* [The problem]: Return, from the lines below, each one that includes the word "xsrc".
(Beginning of Task data)
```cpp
__device__ __forceinline__ mx_v4i mx_hi8(half8 f0, half8 f1) {
    const mx_v4i a = __builtin_bit_cast(mx_v4i, f0), b = __builtin_bit_cast(mx_v4i, f1);
    return (mx_v4i){mx_top4(a[0], a[1]), mx_top4(b[0], b[1]), mx_top4(a[2], a[3]), mx_top4(b[2], b[3])};
}
__device__ __forceinline__ mx_v8i mx_cat(mx_v4i lo, mx_v4i hi) { return (mx_v8i){lo[0], lo[1], lo[2], lo[3], hi[0], hi[1], hi[2], hi[3]}; }

template <bool SWAP>
__device__ __forceinline__ void mx_block(f32x16& acc, half8 wh0, half8 wh1, mx_v8i w8, half8 xh0, half8 xh1, mx_v8i x8) {
    if (!SWAP) {
        acc = __builtin_amdgcn_mfma_f32_32x32x16_f16(wh0, xh0, acc, 0, 0, 0);
        acc = __builtin_amdgcn_mfma_f32_32x32x16_f16(wh1, xh1, acc, 0, 0, 0);
        acc = __builtin_amdgcn_mfma_scale_f32_32x32x64_f8f6f4(w8, x8, acc, 1, 1, 0, MX_SCALE_A, 0, MX_SCALE_B);
    } else {
        acc = __builtin_amdgcn_mfma_f32_32x32x16_f16(xh0, wh0, acc, 0, 0, 0);
        acc = __builtin_amdgcn_mfma_f32_32x32x16_f16(xh1, wh1, acc, 0, 0, 0);
        acc = __builtin_amdgcn_mfma_scale_f32_32x32x64_f8f6f4(x8, w8, acc, 1, 1, 0, MX_SCALE_B, 0, MX_SCALE_A);
    }
}

__device__ __forceinline__ void mx_bdma(__amdgpu_buffer_rsrc_t rs, unsigned voff, unsigned soff, char* lds_uniform) {
    __builtin_amdgcn_raw_ptr_buffer_load_lds(rs, (__attribute__((address_space(3))) void*)lds_uniform, 16, voff, soff, 0, 0);
}

#define MX_BAR __builtin_amdgcn_s_barrier(); __builtin_amdgcn_sched_barrier(0);
#ifndef MX_ISSUE_W
#define MX_ISSUE_W(...) mx_bdma(__VA_ARGS__)
#endif
#ifndef MX_ISSUE_X
#define MX_ISSUE_X(...) mx_bdma(__VA_ARGS__)
#endif
#ifndef MX_BLOCK
#define MX_BLOCK(SWAP, ...) mx_block<SWAP>(__VA_ARGS__)
#endif
#ifndef MX_W_HI8
#define MX_W_HI8(h0, h1, lo) mx_hi8(h0, h1)
#endif
#ifndef MX_READ_A_IF
#define MX_READ_A_IF(b) true
#endif
#ifndef MX_STEP_WAIT
#define MX_STEP_WAIT "s_waitcnt vmcnt(6)"
#endif

struct mx_tile_iter {
    int n_ft, n_tt, xcd, n_slots, work;
    __device__ __forceinline__ int tt() const { return (work / n_ft) * 8 + xcd; }
    __device__ __forceinline__ int ft() const { return work % n_ft; }
    __device__ __forceinline__ bool valid() const { return tt() < n_tt; }
};

struct mx_stream {
    __amdgpu_buffer_rsrc_t w_rs, x_cur, x_nxt;
    unsigned w_cur, w_nxt, voff;
    int wid, ring, nk, a_off, b_off;
    bool has_next;
    char* smem;
};

#define MX_PIECE(S, k, st_, ws_, xrs_, ks_)                                                                               \
    {                                                                                                                     \
        const int p_ = (S).wid + 8 * (k);                                                                                 \
        if (p_ < 36) { MX_ISSUE_W((S).w_rs, (S).voff, (ws_) + (ks_) * MX_A_STAGE + p_ * 1024, (st_) + p_ * 1024); }         \
        else { MX_ISSUE_X(xrs_, (S).voff, (ks_) * MX_B_STAGE + (p_ - 36) * 1024, (st_) + p_ * 1024); }                     \
    }

template <bool SWAP>
__device__ __forceinline__ void mx_ksteps(f32x16 (&acc)[6], const mx_stream& S, bool first) {
    const int nk = S.nk;
    for (int t = 0; t < nk; ++t) {
        if (first || t > 0) asm volatile(MX_STEP_WAIT ::: "memory");
        MX_BAR
        const char* st = S.smem + ((S.ring + t) % MX_STAGES) * MX_STAGE;
        const int u2 = t + 2;
        const bool nx_ = u2 >= nk && S.has_next;
        const unsigned ks_ = (unsigned)(u2 < nk ? u2 : (S.has_next ? u2 - nk : nk - 1));
        char* const dst = S.smem + ((S.ring + u2) % MX_STAGES) * MX_STAGE;
        const unsigned wsrc = nx_ ? S.w_nxt : S.w_cur;
        const __amdgpu_buffer_rsrc_t xsrc = nx_ ? S.x_nxt : S.x_cur;
        const half8 xh0 = *reinterpret_cast<const half8*>(st + S.b_off);
        const half8 xh1 = *reinterpret_cast<const half8*>(st + S.b_off + 2 * MX_B_PLANE);
        const mx_v4i xl = *reinterpret_cast<const mx_v4i*>(st + S.b_off + 4 * MX_B_PLANE);
        half8 wh0[2], wh1[2];
        mx_v4i wl[2];
#define MX_READ_A(b, s)                                                                                               \
        wh0[s] = *reinterpret_cast<const half8*>(st + S.a_off + (b) * 512);                                            \
        wh1[s] = *reinterpret_cast<const half8*>(st + S.a_off + (b) * 512 + 2 * MX_A_PLANE);                           \
        wl[s] = *reinterpret_cast<const mx_v4i*>(st + S.a_off + (b) * 512 + 4 * MX_A_PLANE);
        MX_READ_A(0, 0)
        MX_READ_A(1, 1)
        const mx_v8i x8 = SWAP ? mx_cat(xl, mx_hi8(xh0, xh1)) : mx_cat(mx_hi8(xh0, xh1), xl);
#pragma unroll
        for (int b = 0; b < 6; ++b) {
            const mx_v4i w8h = MX_W_HI8(wh0[b & 1], wh1[b & 1], wl[b & 1]);
            const mx_v8i w8 = SWAP ? mx_cat(w8h, wl[b & 1]) : mx_cat(wl[b & 1], w8h);
            __builtin_amdgcn_sched_barrier(0);
            __builtin_amdgcn_s_setprio(1);
            MX_BLOCK(SWAP, acc[b], wh0[b & 1], wh1[b & 1], w8, xh0, xh1, x8);
            __builtin_amdgcn_s_setprio(0);
            __builtin_amdgcn_sched_barrier(0);
            if (b + 2 < 6 && MX_READ_A_IF(b + 2)) { MX_READ_A(b + 2, b & 1) }
            MX_PIECE(S, b, dst, wsrc, xsrc, ks_)
        }
#undef MX_READ_A
    }
}

template <class EPI>
__device__ __forceinline__ void mx_gemm_loop(const char* __restrict__ W, const char* __restrict__ X, int nk, int n_ft,
                                             int n_tt, char* smem, EPI& epi) {
    const int tid = threadIdx.x, lane = tid & 63;
    const int wid = __builtin_amdgcn_readfirstlane(tid >> 6);
    const int wm = wid >> 2, wn = wid & 3;
    mx_tile_iter it{n_ft, n_tt, (int)(blockIdx.x & 7), (int)(gridDim.x >> 3), (int)(blockIdx.x >> 3)};
    if (!it.valid()) return;
    const unsigned a_tile_b = (unsigned)nk * MX_A_STAGE, b_tile_b = (unsigned)nk * MX_B_STAGE;
    mx_stream S;
    S.voff = (unsigned)lane * 16u;
    S.wid = wid;
    S.nk = nk;
    S.smem = smem;
    S.ring = 0;
    S.w_rs = __builtin_amdgcn_make_buffer_rsrc(const_cast<char*>(W), 0, (int)((size_t)n_ft * a_tile_b), 0x00020000);
    S.x_cur = __builtin_amdgcn_make_buffer_rsrc(const_cast<char*>(X + (size_t)it.tt() * b_tile_b), 0, (int)b_tile_b, 0x00020000);
    S.x_nxt = S.x_cur;
    S.w_cur = (unsigned)it.ft() * a_tile_b;
    S.w_nxt = S.w_cur;
    S.has_next = false;
    S.a_off = (lane >> 5) * MX_A_PLANE + (wm * 192 + (lane & 31)) * 16;
    S.b_off = MX_A_STAGE + (lane >> 5) * MX_B_PLANE + (wn * 32 + (lane & 31)) * 16;
#pragma unroll
    for (int u = 0; u < 2; ++u) {
        char* st_ = smem + u * MX_STAGE;
#pragma unroll
        for (int k = 0; k < 6; ++k) MX_PIECE(S, k, st_, S.w_cur, S.x_cur, (unsigned)u)
    }
    epi.prepare(smem + MX_LDS);
    asm volatile("s_waitcnt lgkmcnt(0)" ::: "memory");
    MX_BAR
    for (bool first = true;; first = false) {
        {
            mx_tile_iter nx = it;
            nx.work += it.n_slots;
            S.has_next = nx.valid();
            if (S.has_next) {
                S.w_nxt = (unsigned)nx.ft() * a_tile_b;
                S.x_nxt = __builtin_amdgcn_make_buffer_rsrc(const_cast<char*>(X + (size_t)nx.tt() * b_tile_b), 0, (int)b_tile_b, 0x00020000);
            }
        }
        const bool swap = epi.swap_for(it.ft());
        f32x16 acc[6];
#pragma unroll
        for (int b = 0; b < 6; ++b)
#pragma unroll
            for (int r = 0; r < 16; ++r) acc[b][r] = 0.f;
        if (swap) mx_ksteps<true>(acc, S, first);
        else mx_ksteps<false>(acc, S, first);
        asm volatile("s_waitcnt vmcnt(0)" ::: "memory");
        MX_BAR
        epi(acc, it.tt(), it.ft(), swap, smem + MX_LDS);
        if (!S.has_next) break;
        it.work += it.n_slots;
        S.w_cur = S.w_nxt;
        S.x_cur = S.x_nxt;
        S.ring = (S.ring + nk) % MX_STAGES;
    }
    asm volatile("s_waitcnt vmcnt(0)" ::: "memory");
}

#define MX_PARAM_OFF 2048
__device__ __forceinline__ void mx_stage_params(float* dst, const float* __restrict__ src, int n) {
    for (int i = threadIdx.x; i < n; i += blockDim.x) dst[i] = src[i];
}
typedef unsigned mx_u2 __attribute__((ext_vector_type(2)));
typedef unsigned mx_u4 __attribute__((ext_vector_type(4)));

__device__ __forceinline__ size_t mx_img_base(int64_t m, int k, int nk) { return ((size_t)(m >> 7) * nk + (k >> 5)) * MX_B_STAGE; }

typedef short mx_s2 __attribute__((ext_vector_type(2)));
typedef float mx_f2 __attribute__((ext_vector_type(2)));
#ifndef MX_HI8_TRUNCATE
__device__ __forceinline__ void mx_split4(float v0, float v1, float v2, float v3, mx_u2& hi, unsigned& lo) {
    const half4 h = {(half_t)v0, (half_t)v1, (half_t)v2, (half_t)v3};
    hi = __builtin_bit_cast(mx_u2, h);
    float neg1;
    asm volatile("s_mov_b32 %0, 0xbf800000" : "=s"(neg1));
    const float l0 = __builtin_fmaf((float)h[0], neg1, v0), l1 = __builtin_fmaf((float)h[1], neg1, v1);
    const float l2 = __builtin_fmaf((float)h[2], neg1, v2), l3 = __builtin_fmaf((float)h[3], neg1, v3);
// ... 307 lines not shown
                const half8 rj = (q >> 1) ? r1 : r0;
                const half4 rh = (q & 1) ? (half4){rj[4], rj[5], rj[6], rj[7]} : (half4){rj[0], rj[1], rj[2], rj[3]};
                const unsigned rl = rl4[(q & 1) * 2 + (q >> 1)];
                float res[4];
                mx_join4(rh, rl, res);
                acc[b][q * 4] += bv.x + res[0];
                acc[b][q * 4 + 1] += bv.y + res[1];
                acc[b][q * 4 + 2] += bv.z + res[2];
                acc[b][q * 4 + 3] += bv.w + res[3];
                sm += (acc[b][q * 4] + acc[b][q * 4 + 1]) + (acc[b][q * 4 + 2] + acc[b][q * 4 + 3]);
            }
        }
        const float m_l = sm * (1.0f / 96.0f);
#pragma unroll
        for (int b = 0; b < 6; ++b)
#pragma unroll
            for (int r = 0; r < 16; ++r) { const float d = acc[b][r] - m_l; sq = fmaf(d, d, sq); }
        const float m_o = __shfl_xor(m_l, 32), sq_o = __shfl_xor(sq, 32);
        const float m_w = 0.5f * (m_l + m_o);
        const float sq_w = (sq + sq_o) + (m_l - m_o) * (m_l - m_o) * 48.0f;
        if (hh == 0) { st_sum[li] = m_w; st_sq[li] = sq_w; }
        asm volatile("s_waitcnt lgkmcnt(0)" ::: "memory");
        MX_BAR
        const float m_p = pr_sum[li], sq_p = pr_sq[li];
        const float mu = 0.5f * (m_w + m_p);
        const float var = ((sq_w + sq_p) + (m_w - m_p) * (m_w - m_p) * 96.0f) * (1.0f / H);
        const float rs = 1.0f / sqrtf(var + eps);
#pragma unroll
        for (int b = 0; b < 6; ++b) {
            const int f0 = wm * 192 + b * 32;
            float v[16];
#pragma unroll
            for (int q = 0; q < 4; ++q) {
                const float4 gv = *reinterpret_cast<const float4*>(gamma + f0 + 8 * q + 4 * hh);
                const float4 be = *reinterpret_cast<const float4*>(beta + f0 + 8 * q + 4 * hh);
                v[q * 4] = fmaf(acc[b][q * 4] - mu, rs * gv.x, be.x);
                v[q * 4 + 1] = fmaf(acc[b][q * 4 + 1] - mu, rs * gv.y, be.y);
                v[q * 4 + 2] = fmaf(acc[b][q * 4 + 2] - mu, rs * gv.z, be.z);
                v[q * 4 + 3] = fmaf(acc[b][q * 4 + 3] - mu, rs * gv.w, be.w);
            }
            mx_store_block(tile + (size_t)(f0 >> 5) * MX_B_STAGE, trow, hh, v);
        }
    }
};

template <class EPI>
__global__ __launch_bounds__(512) void mx_gemm_kernel(const char* __restrict__ W, const char* __restrict__ X, int nk, int n_ft,
                                                       const int32_t* __restrict__ m_packed, EPI epi) {
    extern __shared__ __attribute__((aligned(16))) char smem[];
    const int n_tt = (m_packed[0] + MX_TN - 1) / MX_TN;
    mx_gemm_loop(W, X, nk, n_ft, n_tt, smem, epi);
}
#define MX_KERNEL_LDS (MX_LDS + MX_PARAM_OFF + 6144)
```

optimized-rag_amd/csrc/common.h:

```cpp
#pragma once
#include <hip/hip_runtime.h>
#include <stdint.h>
#include <mutex>
#include <string>
#include <unordered_map>
#include <vector>

#include "../../include/rag_hip.h"

typedef _Float16 half_t;
typedef _Float16 half8 __attribute__((ext_vector_type(8)));
typedef _Float16 half4 __attribute__((ext_vector_type(4)));
typedef float f32x4 __attribute__((ext_vector_type(4)));
typedef float f32x16 __attribute__((ext_vector_type(16)));

#define RAG_CAND_CAP 4096
#define RAG_STAGE0_ROWS 2048
#define RAG_STAGE_GROWTH 8
#define RAG_TILE 256
#define RAG_BK 64
#define RAG_MAX_K 256
#define RAG_SCALE_LOG2 7

#define RAG_PROF_STAGES 3
struct rag_ce_model;
struct rag_bm25_index;
struct rag_ctx;

template <class T>
struct dev_buf {
    dev_buf() = default;
    dev_buf(dev_buf&& o) noexcept : p_(o.p_), n_(o.n_) { o.p_ = nullptr; o.n_ = 0; }
    dev_buf& operator=(dev_buf&& o) noexcept {
        if (this != &o) { reset(); p_ = o.p_; n_ = o.n_; o.p_ = nullptr; o.n_ = 0; }
        return *this;
    }
    ~dev_buf() { reset(); }
    void reset() {
        if (p_) (void)hipFree(p_);
        p_ = nullptr;
        n_ = 0;
    }
    int alloc(rag_ctx* h, size_t n);
    int reserve(rag_ctx* h, size_t n) { return n <= n_ ? RAG_OK : alloc(h, n); }
    operator T*() const { return p_; }
    T* get() const { return p_; }
    size_t size() const { return n_; }

private:
    T* p_ = nullptr;
    size_t n_ = 0;
};

struct rag_options {
    int force_level = 0;
    int stage_growth = 0;
    int no_smallq = 0;
    int no_second_pass = 0;
    int dense_persist = 0;
    int dense_linear_order = 0;
    int bm25_first_ranges = 0;
    int bm25_no_staging = 0;
    int bm25_linear_grid = 0;
    int bm25_sort_merge = 0;
    int bm25_plan_slots = 0;
    int bm25_ws_mb = 0;
    int bm25_packed = 0;
    int bm25_keep_tf = 0;
    int bm25_tail_fold = 0;
    int sparse_tail_fold = 0;
    int tokvec_compact_rows = 0;
    int no_fork = 0;
    int fork_max_q = 0;
    int ce_chunk_tokens = 0;
    int ce_mx = 0;
    int ce_attn_stream = 0;
};

struct dense_ws {
    dev_buf<half_t> q16;
    dev_buf<uint64_t> cand;
    dev_buf<unsigned> cnt;
    dev_buf<float> tau;
    dev_buf<float> bound;
    dev_buf<int> n_sorted;
    int alloc(rag_ctx* h, size_t rows, hipStream_t st);
};

struct rag_index_mem {
    dev_buf<float> emb32;
    dev_buf<half_t> emb16;
    dev_buf<int64_t> ids;
    dev_buf<int32_t> tenants;
    dev_buf<int> bad_rows;
    dev_buf<char> scan_scores;
    dev_buf<int32_t> tenant_tiles;
    dev_buf<int32_t> vis;
};
struct rag_device_mem : rag_index_mem {
    dev_buf<double> side_scores;
    dev_buf<double> temporal;
    dev_buf<char> lin_ws;
    dense_ws ws;
    dev_buf<float> q32;
    dev_buf<double> exact;
    dev_buf<int> flag;
    dev_buf<int> scan_list;
    dev_buf<int> stats;
    dense_ws ws_ovf;
    dev_buf<int> ovf_list;
    dev_buf<char> stage;
    dev_buf<uint16_t> tok;
    dev_buf<uint8_t> tok_hi;
    dev_buf<int32_t> tok_len;
    dev_buf<int> tok_bad;
    dev_buf<char> pipe_ws;
    dev_buf<int32_t> qten;
    dev_buf<int32_t> union_tiles;
    dev_buf<half_t> tv;
    dev_buf<uint8_t> tv8;
    dev_buf<int64_t> tv_off;
    dev_buf<int> tv_bad;
    dev_buf<char> tv_ws;
};

struct rag_ctx : rag_device_mem {
    int device = 0;
    int n_cu = 0;
    int dim = 0;
    int dim_pad = 0;
    hipStream_t stream = nullptr;
    hipStream_t side_stream = nullptr;
    hipEvent_t ev_fork = nullptr, ev_join = nullptr;
    std::string err;
    rag_options opt;
    bool profiling = false;
    void* comm = nullptr;
    int comm_rank = 0, comm_world = 1;

    int64_t n_rows = 0, id_base = 0;
    bool index_loaded = false;
    int64_t n_reserved = 0;
    double temporal_absmax = 0.0;
    struct { bool on = false; int Q = 0; int64_t n_rows = 0; int tenant = -1; std::vector<int32_t> tenants; } lin_begun;
    std::unordered_map<int32_t, std::pair<int64_t, int>> tenant_span;
    std::unordered_map<int32_t, std::vector<int32_t>> tenant_lists;
    int64_t tenant_rows = 0;
    int64_t n_deleted = 0;
    bool bm25_stale = false;
    bool bm25_compacted = false;

    bool dev_pending = false;
    int ws_q = 0;
    int q16_dirty = 0;
    std::mutex mu;

    struct prof_spans { std::vector<std::pair<hipEvent_t, hipEvent_t>> ev; int used = 0; };
    prof_spans prof[RAG_PROF_STAGES];
    rag_dense_stats last_stats = {};
    bool last_stats_valid = false;
    int last_q = 0, last_k = 0, last_stages = 0, last_shortlist = 0;
    double last_eps = 0;

    rag_bm25_index* bm25 = nullptr;
    rag_bm25_index* sparse = nullptr;
    bool sparse_stale = false;
    bool sparse_compacted = false;
    int64_t tok_rows = 0;
    int tok_L = 0;
    int64_t tv_docs = 0, tv_rows = 0;
    int64_t tv_docs_cap = 0, tv_rows_cap = 0;
    int tv_dim = 0;
    int tv_form = 0;
    bool tv_stale = false;
    int pair_format = RAG_PAIR_BERT;
    int attr_dense_emit_lds[2][2][2] = {}, attr_dense_persist_lds[2] = {}, attr_dense_select_lds = 0, attr_bm25_lds = 0;
    int attr_ce_gemm_lds = 0, attr_ce_mx_lds = 0;
    int attr_ce_attn_lds[2][3] = {};
    int attr_ce_attn64_lds = 0;
    int attr_ce_attn64s_lds = 0;
    int attr_m3_gemm_lds = 0;
    int attr_m3_compact_lds = 0;
    rag_ce_model* ce = nullptr;
    rag_ce_model* emb = nullptr;
};
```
(End of Task data)
* [Finished exercise]:
        const __amdgpu_buffer_rsrc_t xsrc = nx_ ? S.x_nxt : S.x_cur;
            MX_PIECE(S, b, dst, wsrc, xsrc, ks_)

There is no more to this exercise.